Da-Wei Zhang and colleagues found that knocking down hsa_circ_0070934 expression inhibited CSCC cell proliferation and increased apoptosis compared to the negative control group. They also identified the importance of hsa_circ_0070934 in regulating HOXB7 expression levels by acting as a ceRNA and interacting with miR-1236-3p in the pathogenesis of CSCC. As a result, they discovered that hsa_circ_0070934 could be useful in the diagnosis and treatment of CSCC and other diseases75. For hsa_circ_0004315, some studies have found that this circRNA may act as a molecular sponge for miRNAs such as hsa-miR-214-3p and hsa-miR-195-5p to regulate the expression, respectively, of PPARGC1A and CCNE1 in hepatocellular carcinoma and breast cancer76,77.

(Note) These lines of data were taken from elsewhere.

__all__ = ["dtype_code", "gemm", "conv2d_nhwc", "dcnv3_forward", "dcnv3_backward", "dcnv3_forward_into", "dcnv3_xyz_project", "convnext_stem", "dwconv_ln",
           "layernorm", "groupnorm", "upsample_bilinear2x", "deconv_col2im", "xyz_out_layer", "pointwise_k3",
           "pnp_conv1", "pnp_conv1_masked", "pool_mmm", "xyz_conv3x3_s2", "size_head", "pose_tail", "pose_tail_rt", "mask_resize_nearest"]


def _L():
    return _lib.load()


def _stream():
    return ctypes.c_void_p(torch.cuda.current_stream().cuda_stream)


def dtype_code(dt):
    if dt == torch.float16:
        return GP_F16
# ... 330 lines not shown


MLP_S32 = 0x400


def convnext_mlp_pack_w2(w2, s32=False):
    _contig(_chk(w2, "w2", torch.float16), "w2")
    if w2.dim() != 2 or w2.shape[1] != 4 * w2.shape[0]:
        raise RuntimeError(f"w2: expected shape (C, 4C), got {tuple(w2.shape)}")
    out = torch.empty_like(w2)
    fn = _L().gp_convnext_mlp_pack_w2_s32 if s32 else _L().gp_convnext_mlp_pack_w2
    check(fn(_ptr(w2), _ptr(out), w2.shape[0], _stream()), "gp_convnext_mlp_pack_w2")
    return out


def convnext_mlp(x, w1, b1, w2p, b2, gamma, residual, out, s32=False):
    _chk(x, "x", torch.float16)
    if x.dim() != 2:
        raise RuntimeError(f"x: expected shape (M, C), got {tuple(x.shape)}")
    M, C = x.shape
    for t, name, dt, shape in ((x, "x", torch.float16, (M, C)), (w1, "w1", torch.float16, (4 * C, C)), (b1, "b1", torch.float32, (4 * C,)),
                               (w2p, "w2p", torch.float16, (C, 4 * C)), (b2, "b2", torch.float32, (C,)), (gamma, "gamma", torch.float32, (C,)),
                               (residual, "residual", torch.float16, (M, C)), (out, "out", torch.float16, (M, C))):
        _chk(t, name, dt)
        if tuple(t.shape) != shape:
            raise RuntimeError(f"{name}: expected shape {shape}, got {tuple(t.shape)}")
        _contig(t, name)
    check(_L().gp_convnext_mlp(_ptr(x), _ptr(w1), _ptr(b1), _ptr(w2p), _ptr(b2), _ptr(gamma), _ptr(residual),
                               _ptr(out), M, C, GP_F16 | (MLP_S32 if s32 else 0), _stream()), "gp_convnext_mlp")
    return out


def dwconv_ln(x, wt, bias, ln_w, ln_b, out, KS, eps=1e-6, act=ACT_NONE, n_pixels=None, out_planes=False):
    B, H, W_, C = x.shape
    n = B * H * W_ if n_pixels is None else n_pixels
    if out_planes and n != B * H * W_:
        raise RuntimeError("dwconv_ln(out_planes): whole tensor only")
    check(_L().gp_dwconv_ln(_ptr(_contig(x, "x")), _ptr(wt), _ptr(bias), _ptr(ln_w), _ptr(ln_b), _ptr(out), B, H, W_, C, KS,
                            eps, act, n, _planes_code(x, out_planes, out), _stream()), "gp_dwconv_ln")
    return out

Our results suggest that these two DECs identified by bioinformatic techniques may be utilized as effective diagnostic and valuable prognostic biomarkers.

Conclusions

Our study was mainly conducted through bioinformatics analysis using software tools and genetic databases. To summarize, the goal of this study was to provide a comprehensive picture of the molecular mechanisms involved in HCC. Based on the ceRNA hypothesis, a circRNA/miRNA/hub gene network was constructed, and its function was predicted and evaluated. DECs, DEMIs, and DEGs inside this network may significantly affect patients' prognosis and survival. In conclusion, these genes, especially two final DECs include hsa_circ_0070934 and hsa_circ_0004315, may serve as novel prognostic factors in the HCC patients. These genes’ abnormal expression and function need to be verified in future laboratory studies (Supplementary Information).